:: Raw data ::

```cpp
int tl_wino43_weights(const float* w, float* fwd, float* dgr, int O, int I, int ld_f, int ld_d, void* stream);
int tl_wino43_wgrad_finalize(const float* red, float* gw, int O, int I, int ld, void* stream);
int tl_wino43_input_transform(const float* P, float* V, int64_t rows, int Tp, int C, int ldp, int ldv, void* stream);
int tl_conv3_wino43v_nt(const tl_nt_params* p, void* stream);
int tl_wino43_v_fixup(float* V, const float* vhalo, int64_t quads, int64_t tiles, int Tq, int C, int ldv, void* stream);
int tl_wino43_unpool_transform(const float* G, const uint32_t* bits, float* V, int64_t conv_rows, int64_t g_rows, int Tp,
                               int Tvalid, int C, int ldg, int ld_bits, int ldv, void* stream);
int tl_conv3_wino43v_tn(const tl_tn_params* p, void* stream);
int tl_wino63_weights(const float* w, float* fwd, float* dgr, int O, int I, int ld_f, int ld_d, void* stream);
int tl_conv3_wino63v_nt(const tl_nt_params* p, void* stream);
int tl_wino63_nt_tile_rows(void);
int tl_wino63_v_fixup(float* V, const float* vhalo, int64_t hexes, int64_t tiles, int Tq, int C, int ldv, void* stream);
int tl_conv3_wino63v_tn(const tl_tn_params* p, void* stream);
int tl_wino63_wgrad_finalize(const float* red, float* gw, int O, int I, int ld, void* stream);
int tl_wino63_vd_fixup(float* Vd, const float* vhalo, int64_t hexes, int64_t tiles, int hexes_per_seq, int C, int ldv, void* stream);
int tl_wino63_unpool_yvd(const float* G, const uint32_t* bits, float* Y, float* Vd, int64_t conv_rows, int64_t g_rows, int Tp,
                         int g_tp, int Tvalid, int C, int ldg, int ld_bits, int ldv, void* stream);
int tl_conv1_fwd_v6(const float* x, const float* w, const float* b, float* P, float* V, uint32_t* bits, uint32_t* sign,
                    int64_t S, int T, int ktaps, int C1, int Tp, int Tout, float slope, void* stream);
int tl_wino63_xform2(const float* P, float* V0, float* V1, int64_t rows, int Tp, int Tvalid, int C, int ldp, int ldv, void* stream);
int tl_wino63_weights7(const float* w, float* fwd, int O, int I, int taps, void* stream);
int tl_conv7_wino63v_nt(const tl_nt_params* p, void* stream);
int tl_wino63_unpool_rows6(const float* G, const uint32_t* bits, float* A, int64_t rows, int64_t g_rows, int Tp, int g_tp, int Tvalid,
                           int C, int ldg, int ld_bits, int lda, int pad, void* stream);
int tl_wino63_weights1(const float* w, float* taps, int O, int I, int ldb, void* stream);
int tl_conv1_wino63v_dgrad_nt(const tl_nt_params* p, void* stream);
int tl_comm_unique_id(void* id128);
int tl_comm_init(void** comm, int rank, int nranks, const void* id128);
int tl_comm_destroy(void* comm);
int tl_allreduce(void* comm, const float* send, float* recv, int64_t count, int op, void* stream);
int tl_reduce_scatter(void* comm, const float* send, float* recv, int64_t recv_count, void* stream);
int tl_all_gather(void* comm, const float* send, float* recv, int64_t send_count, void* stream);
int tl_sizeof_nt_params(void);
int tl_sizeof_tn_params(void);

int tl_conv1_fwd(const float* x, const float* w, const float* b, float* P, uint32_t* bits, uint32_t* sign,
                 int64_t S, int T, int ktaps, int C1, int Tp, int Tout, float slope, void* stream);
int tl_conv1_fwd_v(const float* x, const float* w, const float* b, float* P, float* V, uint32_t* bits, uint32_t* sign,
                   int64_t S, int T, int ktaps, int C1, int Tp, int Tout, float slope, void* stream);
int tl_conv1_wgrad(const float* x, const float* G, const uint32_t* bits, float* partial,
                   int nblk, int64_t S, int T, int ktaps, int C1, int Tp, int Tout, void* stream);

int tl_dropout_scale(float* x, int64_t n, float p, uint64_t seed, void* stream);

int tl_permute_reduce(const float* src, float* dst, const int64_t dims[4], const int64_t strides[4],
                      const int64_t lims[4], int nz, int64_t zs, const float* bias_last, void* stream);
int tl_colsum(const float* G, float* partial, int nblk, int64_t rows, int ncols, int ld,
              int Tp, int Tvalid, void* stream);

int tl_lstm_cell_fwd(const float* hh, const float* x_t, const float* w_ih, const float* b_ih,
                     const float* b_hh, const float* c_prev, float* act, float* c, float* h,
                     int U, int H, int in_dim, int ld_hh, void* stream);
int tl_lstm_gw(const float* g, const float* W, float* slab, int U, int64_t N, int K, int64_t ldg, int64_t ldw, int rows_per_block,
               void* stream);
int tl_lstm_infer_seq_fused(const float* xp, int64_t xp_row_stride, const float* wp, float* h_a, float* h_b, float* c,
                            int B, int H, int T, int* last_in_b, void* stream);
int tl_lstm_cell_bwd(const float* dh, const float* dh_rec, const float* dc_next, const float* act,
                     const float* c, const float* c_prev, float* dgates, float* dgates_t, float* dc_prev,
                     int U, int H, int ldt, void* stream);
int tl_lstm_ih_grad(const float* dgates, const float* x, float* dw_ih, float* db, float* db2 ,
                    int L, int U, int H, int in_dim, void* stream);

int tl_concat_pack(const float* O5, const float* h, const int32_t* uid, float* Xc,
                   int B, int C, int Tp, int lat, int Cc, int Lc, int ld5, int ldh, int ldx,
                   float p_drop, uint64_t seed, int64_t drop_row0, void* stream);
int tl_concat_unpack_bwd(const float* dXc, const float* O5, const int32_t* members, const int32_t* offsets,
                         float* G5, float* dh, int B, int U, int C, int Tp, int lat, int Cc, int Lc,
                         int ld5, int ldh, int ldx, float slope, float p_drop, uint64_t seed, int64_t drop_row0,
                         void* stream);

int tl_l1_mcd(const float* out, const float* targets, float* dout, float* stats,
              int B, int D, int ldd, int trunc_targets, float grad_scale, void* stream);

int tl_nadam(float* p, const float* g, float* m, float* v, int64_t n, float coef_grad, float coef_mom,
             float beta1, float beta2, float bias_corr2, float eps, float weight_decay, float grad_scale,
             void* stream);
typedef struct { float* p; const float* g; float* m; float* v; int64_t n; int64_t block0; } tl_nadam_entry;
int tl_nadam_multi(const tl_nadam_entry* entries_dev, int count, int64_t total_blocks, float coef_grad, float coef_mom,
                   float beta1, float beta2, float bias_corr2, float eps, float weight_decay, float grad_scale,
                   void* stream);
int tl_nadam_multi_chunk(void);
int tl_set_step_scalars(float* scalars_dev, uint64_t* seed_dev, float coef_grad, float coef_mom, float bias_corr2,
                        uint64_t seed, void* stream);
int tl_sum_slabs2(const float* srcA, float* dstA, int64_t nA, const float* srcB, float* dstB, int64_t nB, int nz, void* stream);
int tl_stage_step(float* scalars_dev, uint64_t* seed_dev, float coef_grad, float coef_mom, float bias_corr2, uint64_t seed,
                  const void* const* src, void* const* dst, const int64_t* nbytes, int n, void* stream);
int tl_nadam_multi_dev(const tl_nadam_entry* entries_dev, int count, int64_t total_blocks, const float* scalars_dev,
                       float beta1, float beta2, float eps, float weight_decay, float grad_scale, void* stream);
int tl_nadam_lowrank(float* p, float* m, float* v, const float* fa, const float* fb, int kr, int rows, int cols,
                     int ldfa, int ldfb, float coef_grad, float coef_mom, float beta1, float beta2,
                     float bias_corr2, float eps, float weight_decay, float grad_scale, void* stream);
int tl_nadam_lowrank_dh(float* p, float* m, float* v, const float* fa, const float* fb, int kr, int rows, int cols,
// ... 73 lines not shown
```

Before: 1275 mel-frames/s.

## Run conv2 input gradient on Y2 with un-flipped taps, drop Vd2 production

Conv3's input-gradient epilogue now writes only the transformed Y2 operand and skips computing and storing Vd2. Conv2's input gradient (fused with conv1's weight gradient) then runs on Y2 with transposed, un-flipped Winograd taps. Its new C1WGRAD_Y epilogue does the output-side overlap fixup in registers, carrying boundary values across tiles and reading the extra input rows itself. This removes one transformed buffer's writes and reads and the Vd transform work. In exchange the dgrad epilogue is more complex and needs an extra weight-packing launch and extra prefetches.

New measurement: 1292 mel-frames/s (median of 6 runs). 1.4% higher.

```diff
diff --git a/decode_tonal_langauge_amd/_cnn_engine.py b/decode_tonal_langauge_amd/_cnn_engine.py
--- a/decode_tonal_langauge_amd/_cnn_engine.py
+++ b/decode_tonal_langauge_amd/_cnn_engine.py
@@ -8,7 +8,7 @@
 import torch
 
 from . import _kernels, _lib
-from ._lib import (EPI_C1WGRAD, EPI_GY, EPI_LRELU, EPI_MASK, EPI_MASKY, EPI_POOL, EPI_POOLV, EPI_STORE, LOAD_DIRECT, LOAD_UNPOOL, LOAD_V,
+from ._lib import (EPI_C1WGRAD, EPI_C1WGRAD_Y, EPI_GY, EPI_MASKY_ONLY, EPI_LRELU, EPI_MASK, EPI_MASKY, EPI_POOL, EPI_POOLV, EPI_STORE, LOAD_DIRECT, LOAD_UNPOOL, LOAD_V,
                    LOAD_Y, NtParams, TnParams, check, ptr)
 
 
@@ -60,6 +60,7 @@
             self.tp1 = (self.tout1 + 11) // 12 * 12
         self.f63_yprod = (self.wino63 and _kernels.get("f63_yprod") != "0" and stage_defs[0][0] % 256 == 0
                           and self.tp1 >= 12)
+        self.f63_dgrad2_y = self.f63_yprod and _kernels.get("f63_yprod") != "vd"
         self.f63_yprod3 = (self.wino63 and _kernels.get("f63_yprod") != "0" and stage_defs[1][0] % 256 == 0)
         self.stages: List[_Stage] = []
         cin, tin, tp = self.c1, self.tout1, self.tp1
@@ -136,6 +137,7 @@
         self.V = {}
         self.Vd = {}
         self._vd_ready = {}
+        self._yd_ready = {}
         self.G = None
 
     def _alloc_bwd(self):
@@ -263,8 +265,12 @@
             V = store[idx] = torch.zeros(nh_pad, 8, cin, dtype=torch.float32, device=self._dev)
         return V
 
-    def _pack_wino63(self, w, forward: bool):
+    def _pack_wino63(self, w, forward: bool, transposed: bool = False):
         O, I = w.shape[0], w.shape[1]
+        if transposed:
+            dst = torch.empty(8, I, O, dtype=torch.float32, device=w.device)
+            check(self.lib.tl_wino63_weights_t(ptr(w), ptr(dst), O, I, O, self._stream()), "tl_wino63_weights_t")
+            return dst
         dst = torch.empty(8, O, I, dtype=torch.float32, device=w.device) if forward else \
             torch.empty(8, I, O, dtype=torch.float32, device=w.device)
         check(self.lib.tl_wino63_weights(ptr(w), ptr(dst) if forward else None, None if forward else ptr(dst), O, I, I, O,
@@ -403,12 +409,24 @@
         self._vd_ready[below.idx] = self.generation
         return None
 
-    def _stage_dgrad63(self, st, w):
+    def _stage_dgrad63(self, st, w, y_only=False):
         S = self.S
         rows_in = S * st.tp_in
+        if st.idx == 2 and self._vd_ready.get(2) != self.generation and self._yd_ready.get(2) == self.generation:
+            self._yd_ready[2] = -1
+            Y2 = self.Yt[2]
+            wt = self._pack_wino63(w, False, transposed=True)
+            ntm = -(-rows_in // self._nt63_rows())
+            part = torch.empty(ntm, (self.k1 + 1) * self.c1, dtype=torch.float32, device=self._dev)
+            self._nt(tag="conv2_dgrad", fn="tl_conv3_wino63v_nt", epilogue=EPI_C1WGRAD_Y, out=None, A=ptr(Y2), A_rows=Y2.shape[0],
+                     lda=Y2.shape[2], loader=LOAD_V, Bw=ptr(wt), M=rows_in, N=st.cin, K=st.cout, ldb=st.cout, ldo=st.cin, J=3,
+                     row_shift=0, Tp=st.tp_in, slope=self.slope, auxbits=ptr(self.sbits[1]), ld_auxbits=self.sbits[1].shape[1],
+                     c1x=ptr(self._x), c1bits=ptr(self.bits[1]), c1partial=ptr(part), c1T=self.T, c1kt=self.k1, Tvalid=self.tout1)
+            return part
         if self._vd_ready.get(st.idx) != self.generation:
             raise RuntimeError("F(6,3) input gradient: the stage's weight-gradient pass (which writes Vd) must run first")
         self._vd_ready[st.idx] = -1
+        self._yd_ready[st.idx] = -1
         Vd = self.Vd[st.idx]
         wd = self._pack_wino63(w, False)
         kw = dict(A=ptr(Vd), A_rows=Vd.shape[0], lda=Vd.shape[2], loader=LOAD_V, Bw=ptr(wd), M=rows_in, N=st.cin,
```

:::

- Task to complete -
Among the lines above, please find those with "device" and copy them.

- Output for this task -
             V = store[idx] = torch.zeros(nh_pad, 8, cin, dtype=torch.float32, device=self._dev)
+            dst = torch.empty(8, I, O, dtype=torch.float32, device=w.device)
         dst = torch.empty(8, O, I, dtype=torch.float32, device=w.device) if forward else \
             torch.empty(8, I, O, dtype=torch.float32, device=w.device)
+            part = torch.empty(ntm, (self.k1 + 1) * self.c1, dtype=torch.float32, device=self._dev)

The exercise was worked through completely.